TASK PROMPT
Please give back only the lines below from the one containing "else if (lane" to the one containing "if (lane < 3) add", each repeated word for word, both ends included.

EXERCISE MATERIAL

========

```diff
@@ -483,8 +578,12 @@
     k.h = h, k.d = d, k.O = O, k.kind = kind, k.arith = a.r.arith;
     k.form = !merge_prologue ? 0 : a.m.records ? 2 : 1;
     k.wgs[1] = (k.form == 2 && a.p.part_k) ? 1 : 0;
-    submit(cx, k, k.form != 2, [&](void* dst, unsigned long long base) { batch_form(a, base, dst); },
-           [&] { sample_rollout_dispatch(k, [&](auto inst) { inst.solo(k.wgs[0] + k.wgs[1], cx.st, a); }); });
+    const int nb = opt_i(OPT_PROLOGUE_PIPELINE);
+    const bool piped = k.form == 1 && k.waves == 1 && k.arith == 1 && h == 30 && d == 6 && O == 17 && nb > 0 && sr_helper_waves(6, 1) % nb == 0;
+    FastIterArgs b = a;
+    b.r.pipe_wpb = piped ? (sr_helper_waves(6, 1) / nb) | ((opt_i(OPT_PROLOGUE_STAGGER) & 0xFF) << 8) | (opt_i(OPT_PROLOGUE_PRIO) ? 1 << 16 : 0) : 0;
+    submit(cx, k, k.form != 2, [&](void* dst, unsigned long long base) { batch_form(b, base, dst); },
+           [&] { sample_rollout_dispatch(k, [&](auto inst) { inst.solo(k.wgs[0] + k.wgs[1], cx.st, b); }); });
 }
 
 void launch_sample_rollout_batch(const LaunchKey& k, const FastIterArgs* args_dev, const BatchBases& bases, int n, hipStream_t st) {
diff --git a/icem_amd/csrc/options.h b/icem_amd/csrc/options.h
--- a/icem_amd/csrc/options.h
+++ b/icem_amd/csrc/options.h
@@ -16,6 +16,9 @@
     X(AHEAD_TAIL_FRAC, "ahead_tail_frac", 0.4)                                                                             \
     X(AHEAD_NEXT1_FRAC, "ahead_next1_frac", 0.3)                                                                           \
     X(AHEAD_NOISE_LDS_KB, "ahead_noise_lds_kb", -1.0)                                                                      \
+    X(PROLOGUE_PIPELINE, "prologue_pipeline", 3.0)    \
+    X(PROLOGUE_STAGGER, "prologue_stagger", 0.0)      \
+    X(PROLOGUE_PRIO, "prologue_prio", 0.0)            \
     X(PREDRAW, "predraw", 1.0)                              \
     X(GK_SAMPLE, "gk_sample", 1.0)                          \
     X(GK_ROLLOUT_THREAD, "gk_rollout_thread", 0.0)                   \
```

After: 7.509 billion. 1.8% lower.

========

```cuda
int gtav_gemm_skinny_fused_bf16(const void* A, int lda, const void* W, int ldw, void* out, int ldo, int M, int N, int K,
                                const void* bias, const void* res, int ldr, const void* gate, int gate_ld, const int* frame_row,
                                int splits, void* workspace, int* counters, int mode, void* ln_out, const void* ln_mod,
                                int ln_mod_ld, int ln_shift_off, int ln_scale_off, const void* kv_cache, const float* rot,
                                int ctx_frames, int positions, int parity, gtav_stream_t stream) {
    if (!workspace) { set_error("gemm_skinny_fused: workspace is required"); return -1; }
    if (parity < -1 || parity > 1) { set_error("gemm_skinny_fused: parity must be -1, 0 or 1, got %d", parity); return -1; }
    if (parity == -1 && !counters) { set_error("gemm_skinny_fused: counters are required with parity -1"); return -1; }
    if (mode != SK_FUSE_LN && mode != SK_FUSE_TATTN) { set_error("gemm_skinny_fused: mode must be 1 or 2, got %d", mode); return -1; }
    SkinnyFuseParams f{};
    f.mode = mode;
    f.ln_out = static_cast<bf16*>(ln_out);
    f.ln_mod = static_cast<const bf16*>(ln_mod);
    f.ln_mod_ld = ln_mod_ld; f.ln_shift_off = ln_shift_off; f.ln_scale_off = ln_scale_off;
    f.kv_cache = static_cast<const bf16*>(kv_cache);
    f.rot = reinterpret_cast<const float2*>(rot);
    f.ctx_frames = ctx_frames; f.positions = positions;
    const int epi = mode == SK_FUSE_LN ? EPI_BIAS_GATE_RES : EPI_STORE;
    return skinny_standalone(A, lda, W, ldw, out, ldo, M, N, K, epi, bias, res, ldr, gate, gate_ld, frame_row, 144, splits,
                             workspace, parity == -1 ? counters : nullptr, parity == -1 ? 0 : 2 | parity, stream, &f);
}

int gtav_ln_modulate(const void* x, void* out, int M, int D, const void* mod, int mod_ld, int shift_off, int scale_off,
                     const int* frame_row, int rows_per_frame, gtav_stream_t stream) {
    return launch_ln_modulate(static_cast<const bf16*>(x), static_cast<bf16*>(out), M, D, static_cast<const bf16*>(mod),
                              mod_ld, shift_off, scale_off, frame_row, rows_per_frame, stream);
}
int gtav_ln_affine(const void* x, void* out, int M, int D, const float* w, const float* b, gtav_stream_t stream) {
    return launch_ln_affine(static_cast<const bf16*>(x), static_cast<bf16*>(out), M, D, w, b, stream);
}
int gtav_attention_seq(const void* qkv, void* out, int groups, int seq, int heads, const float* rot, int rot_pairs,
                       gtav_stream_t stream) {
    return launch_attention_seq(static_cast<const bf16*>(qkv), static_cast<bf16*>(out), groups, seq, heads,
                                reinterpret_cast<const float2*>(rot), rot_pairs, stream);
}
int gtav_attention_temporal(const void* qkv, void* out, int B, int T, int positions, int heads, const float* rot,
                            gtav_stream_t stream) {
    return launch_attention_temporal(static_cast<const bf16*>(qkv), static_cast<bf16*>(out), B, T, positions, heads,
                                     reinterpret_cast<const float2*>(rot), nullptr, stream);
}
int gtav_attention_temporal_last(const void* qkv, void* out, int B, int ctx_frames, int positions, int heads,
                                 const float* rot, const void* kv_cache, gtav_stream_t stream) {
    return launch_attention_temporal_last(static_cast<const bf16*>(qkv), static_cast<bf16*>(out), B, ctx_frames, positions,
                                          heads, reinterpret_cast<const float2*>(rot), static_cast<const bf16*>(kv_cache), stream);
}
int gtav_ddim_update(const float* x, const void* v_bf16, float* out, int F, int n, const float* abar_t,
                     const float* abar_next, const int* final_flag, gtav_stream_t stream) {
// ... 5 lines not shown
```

========

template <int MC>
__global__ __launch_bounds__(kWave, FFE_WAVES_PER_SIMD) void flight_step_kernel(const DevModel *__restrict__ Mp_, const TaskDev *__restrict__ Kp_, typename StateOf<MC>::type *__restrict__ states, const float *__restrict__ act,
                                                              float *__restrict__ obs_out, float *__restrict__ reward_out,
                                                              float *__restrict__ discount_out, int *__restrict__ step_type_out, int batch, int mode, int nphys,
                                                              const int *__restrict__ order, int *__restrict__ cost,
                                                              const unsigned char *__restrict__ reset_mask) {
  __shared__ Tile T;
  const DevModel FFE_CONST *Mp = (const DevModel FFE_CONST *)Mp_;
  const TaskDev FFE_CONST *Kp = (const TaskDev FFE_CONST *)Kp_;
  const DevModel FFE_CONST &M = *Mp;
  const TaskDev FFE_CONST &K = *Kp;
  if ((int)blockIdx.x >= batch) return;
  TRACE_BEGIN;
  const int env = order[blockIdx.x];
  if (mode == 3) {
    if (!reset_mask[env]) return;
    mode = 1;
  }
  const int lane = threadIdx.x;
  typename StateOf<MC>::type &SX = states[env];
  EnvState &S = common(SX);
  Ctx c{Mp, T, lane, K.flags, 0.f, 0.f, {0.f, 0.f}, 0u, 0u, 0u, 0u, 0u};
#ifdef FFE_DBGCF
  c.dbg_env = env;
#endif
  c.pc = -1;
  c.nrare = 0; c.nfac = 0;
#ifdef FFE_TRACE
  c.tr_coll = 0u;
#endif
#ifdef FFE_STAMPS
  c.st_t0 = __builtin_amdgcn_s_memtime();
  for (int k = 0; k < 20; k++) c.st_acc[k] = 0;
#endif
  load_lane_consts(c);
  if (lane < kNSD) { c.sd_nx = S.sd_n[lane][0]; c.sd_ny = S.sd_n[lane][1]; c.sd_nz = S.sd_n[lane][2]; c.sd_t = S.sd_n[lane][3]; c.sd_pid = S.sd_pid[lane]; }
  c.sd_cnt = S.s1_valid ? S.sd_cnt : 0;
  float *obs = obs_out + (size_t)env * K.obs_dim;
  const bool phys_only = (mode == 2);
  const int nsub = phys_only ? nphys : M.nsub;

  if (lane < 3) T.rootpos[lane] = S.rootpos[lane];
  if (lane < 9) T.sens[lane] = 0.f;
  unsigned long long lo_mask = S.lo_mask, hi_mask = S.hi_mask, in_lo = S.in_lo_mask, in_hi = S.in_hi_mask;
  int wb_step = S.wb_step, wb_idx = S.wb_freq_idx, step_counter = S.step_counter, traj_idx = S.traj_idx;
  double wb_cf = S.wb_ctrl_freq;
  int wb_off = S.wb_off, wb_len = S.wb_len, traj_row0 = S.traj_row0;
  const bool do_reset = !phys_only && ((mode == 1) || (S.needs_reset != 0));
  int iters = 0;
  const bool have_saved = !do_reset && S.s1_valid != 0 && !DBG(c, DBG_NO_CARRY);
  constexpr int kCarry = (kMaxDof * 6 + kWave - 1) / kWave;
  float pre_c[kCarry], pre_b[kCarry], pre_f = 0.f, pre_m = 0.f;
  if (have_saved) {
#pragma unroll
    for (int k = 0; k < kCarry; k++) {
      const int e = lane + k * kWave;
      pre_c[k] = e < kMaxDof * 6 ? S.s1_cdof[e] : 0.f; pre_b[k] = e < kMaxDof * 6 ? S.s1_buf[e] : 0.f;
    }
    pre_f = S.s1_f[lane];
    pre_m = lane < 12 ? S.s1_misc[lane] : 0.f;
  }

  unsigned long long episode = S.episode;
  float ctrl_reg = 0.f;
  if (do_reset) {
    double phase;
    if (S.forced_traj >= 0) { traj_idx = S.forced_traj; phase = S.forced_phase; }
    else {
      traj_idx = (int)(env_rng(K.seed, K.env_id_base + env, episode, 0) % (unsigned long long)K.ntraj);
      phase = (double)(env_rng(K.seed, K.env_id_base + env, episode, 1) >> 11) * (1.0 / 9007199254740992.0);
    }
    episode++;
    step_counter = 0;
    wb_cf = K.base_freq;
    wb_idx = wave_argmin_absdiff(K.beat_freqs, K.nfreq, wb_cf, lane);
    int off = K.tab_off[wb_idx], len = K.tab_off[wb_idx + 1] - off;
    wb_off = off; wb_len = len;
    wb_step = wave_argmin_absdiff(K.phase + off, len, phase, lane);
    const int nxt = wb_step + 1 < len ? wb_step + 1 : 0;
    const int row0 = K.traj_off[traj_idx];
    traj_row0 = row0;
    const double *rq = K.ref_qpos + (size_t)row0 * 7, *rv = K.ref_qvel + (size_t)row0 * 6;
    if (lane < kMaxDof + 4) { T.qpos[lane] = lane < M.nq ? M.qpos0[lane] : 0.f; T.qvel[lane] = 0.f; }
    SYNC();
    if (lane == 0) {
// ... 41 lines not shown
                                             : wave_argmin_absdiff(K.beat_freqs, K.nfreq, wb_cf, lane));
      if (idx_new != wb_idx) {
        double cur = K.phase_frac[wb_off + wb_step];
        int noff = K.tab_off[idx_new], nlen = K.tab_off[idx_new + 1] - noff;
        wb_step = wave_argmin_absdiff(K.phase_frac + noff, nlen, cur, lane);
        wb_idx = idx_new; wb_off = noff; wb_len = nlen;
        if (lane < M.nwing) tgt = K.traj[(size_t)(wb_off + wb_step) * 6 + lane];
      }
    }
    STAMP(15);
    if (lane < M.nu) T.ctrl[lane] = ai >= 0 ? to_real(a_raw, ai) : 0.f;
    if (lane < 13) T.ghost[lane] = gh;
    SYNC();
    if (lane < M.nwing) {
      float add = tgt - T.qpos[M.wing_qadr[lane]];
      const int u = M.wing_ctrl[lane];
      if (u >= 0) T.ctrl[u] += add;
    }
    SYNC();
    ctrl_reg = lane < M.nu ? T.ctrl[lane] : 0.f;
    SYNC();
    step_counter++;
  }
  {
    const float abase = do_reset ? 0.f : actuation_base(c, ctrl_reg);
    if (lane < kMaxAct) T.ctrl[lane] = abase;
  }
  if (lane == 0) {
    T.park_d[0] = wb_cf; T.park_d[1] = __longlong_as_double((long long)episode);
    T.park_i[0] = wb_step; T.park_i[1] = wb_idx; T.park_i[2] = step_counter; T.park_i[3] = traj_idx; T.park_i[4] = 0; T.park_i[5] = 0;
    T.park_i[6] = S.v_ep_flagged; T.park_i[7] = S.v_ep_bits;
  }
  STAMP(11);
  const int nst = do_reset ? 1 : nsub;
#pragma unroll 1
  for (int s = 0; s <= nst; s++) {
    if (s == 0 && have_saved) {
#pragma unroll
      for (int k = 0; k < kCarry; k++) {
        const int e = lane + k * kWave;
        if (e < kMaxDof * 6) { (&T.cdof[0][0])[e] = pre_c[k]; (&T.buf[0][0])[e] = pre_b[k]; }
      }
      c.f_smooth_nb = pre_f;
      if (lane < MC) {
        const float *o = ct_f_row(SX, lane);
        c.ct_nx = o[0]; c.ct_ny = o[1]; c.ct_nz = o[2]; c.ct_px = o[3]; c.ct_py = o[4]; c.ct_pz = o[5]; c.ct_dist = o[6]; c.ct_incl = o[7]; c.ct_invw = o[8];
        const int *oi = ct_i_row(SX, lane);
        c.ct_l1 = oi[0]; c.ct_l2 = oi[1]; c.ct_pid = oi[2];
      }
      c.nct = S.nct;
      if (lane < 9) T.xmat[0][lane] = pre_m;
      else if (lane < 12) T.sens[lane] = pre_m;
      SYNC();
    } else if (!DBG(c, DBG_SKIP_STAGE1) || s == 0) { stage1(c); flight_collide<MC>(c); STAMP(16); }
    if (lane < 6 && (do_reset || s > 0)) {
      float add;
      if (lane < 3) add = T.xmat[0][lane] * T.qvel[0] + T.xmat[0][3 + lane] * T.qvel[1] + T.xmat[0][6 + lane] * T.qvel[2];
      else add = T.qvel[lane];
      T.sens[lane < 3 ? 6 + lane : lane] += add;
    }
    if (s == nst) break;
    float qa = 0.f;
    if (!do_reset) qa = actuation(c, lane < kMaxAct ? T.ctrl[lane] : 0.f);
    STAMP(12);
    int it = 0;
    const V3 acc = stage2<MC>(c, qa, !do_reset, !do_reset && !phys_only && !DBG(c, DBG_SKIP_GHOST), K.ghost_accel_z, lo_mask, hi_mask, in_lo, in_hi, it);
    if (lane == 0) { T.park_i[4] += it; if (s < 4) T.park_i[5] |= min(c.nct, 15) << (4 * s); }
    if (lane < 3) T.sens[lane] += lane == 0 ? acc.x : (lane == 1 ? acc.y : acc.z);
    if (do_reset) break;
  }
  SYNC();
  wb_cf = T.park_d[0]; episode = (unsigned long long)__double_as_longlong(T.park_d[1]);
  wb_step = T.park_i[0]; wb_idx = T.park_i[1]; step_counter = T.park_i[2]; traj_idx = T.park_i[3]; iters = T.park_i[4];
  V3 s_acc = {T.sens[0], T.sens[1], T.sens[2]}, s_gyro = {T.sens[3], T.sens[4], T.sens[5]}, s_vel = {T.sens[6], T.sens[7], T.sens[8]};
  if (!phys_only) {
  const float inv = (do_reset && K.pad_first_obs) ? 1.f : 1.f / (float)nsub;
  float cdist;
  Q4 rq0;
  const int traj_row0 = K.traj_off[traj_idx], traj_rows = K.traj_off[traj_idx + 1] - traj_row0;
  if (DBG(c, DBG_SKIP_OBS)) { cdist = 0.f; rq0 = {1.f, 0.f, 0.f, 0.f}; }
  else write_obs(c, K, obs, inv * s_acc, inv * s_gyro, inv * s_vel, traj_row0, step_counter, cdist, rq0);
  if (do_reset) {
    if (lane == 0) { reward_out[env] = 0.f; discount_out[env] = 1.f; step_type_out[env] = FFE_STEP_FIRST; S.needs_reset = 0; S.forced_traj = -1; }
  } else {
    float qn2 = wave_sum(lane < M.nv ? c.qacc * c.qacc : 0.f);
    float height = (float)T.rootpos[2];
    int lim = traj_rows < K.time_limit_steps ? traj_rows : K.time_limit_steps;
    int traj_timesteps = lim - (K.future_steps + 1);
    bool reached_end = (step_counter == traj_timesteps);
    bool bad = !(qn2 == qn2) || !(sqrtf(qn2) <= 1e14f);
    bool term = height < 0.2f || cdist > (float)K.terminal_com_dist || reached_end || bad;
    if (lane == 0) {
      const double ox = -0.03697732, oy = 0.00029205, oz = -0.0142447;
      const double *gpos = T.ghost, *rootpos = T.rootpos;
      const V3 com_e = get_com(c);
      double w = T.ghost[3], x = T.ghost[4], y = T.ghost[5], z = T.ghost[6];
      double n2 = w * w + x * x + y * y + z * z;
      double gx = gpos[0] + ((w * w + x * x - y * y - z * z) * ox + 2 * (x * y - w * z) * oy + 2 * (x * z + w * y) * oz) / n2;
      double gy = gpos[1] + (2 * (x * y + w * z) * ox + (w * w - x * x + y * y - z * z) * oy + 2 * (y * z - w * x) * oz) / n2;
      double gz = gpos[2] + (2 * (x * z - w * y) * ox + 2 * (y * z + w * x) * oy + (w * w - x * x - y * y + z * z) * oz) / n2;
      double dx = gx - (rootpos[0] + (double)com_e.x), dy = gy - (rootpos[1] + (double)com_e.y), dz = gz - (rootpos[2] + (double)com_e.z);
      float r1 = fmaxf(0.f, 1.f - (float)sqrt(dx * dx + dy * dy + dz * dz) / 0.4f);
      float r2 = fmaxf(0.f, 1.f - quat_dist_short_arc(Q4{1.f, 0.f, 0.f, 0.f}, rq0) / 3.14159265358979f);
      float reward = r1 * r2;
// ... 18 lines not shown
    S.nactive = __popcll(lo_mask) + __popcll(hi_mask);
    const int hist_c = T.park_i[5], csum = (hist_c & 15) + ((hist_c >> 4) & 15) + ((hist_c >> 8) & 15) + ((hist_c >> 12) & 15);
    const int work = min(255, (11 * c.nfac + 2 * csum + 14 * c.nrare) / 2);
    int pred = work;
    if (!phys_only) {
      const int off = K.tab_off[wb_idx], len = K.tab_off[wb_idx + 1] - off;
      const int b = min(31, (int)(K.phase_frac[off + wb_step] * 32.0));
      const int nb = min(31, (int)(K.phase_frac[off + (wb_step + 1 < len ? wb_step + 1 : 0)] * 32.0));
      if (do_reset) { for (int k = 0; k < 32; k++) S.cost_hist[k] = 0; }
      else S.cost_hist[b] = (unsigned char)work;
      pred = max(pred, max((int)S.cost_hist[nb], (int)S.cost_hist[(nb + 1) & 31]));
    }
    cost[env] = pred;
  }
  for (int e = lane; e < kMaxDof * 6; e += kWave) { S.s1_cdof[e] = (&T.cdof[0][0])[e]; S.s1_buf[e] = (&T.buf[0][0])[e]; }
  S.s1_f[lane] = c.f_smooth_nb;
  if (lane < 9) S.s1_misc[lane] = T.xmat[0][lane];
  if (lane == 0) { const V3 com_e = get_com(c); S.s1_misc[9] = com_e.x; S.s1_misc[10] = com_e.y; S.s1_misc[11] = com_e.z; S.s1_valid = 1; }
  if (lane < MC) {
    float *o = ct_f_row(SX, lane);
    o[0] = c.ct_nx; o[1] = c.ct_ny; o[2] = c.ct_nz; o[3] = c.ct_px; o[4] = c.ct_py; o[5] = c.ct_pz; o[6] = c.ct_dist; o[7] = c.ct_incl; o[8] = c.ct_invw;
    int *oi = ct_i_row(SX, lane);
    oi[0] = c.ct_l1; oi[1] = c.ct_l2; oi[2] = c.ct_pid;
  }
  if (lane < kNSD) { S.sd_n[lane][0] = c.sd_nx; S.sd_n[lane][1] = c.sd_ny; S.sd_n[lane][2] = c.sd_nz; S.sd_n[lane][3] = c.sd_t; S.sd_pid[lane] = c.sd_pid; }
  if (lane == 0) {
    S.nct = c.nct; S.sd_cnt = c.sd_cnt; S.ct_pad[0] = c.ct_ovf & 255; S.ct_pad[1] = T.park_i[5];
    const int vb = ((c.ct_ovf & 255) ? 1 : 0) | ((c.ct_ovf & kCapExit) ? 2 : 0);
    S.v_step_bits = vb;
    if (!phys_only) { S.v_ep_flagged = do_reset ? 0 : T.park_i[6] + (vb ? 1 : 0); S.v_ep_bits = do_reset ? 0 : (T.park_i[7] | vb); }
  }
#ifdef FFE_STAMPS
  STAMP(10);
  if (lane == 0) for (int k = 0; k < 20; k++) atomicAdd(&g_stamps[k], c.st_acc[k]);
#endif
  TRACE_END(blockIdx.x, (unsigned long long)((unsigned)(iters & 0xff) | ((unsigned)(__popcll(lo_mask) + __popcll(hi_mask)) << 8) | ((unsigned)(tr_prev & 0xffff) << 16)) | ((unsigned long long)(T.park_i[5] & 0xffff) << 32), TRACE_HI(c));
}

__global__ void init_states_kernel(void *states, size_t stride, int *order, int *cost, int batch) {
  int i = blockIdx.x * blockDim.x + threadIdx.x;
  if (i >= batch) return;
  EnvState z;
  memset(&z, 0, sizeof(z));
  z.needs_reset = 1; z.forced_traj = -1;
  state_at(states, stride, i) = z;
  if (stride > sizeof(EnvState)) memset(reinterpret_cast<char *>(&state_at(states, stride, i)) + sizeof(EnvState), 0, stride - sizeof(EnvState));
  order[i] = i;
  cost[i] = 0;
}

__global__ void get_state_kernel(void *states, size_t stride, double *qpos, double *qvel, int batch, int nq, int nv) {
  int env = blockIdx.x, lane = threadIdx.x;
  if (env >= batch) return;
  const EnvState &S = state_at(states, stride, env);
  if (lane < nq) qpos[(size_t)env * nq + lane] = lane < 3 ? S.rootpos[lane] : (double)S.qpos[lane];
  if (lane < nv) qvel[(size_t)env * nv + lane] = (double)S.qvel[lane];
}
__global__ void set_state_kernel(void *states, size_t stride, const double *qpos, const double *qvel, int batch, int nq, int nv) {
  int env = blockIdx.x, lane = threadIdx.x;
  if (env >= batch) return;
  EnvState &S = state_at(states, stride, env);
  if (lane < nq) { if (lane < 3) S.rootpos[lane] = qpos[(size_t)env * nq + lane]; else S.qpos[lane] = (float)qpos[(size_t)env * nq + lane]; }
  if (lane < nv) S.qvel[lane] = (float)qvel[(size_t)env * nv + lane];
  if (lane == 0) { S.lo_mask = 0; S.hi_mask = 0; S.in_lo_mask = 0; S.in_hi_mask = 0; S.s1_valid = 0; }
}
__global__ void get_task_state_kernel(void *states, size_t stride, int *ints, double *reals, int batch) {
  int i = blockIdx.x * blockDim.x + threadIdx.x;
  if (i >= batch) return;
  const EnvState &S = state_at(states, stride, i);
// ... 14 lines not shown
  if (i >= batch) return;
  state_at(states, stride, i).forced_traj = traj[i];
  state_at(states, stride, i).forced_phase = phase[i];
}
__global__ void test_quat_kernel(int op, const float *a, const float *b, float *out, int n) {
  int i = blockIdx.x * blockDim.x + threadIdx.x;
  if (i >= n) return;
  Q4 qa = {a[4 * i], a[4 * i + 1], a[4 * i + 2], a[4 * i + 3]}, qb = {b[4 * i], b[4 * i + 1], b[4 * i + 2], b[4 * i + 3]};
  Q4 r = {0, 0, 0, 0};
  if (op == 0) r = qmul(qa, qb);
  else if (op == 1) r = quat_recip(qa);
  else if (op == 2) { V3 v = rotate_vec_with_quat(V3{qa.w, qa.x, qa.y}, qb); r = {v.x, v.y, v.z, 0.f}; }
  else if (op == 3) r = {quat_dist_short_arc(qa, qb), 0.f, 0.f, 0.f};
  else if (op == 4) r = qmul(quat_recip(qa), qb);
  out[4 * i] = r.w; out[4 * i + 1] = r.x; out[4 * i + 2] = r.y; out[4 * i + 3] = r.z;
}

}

========

RESPONSE AREA
      else if (lane < 12) T.sens[lane] = pre_m;
      SYNC();
    } else if (!DBG(c, DBG_SKIP_STAGE1) || s == 0) { stage1(c); flight_collide<MC>(c); STAMP(16); }
    if (lane < 6 && (do_reset || s > 0)) {
      float add;
      if (lane < 3) add = T.xmat[0][lane] * T.qvel[0] + T.xmat[0][3 + lane] * T.qvel[1] + T.xmat[0][6 + lane] * T.qvel[2];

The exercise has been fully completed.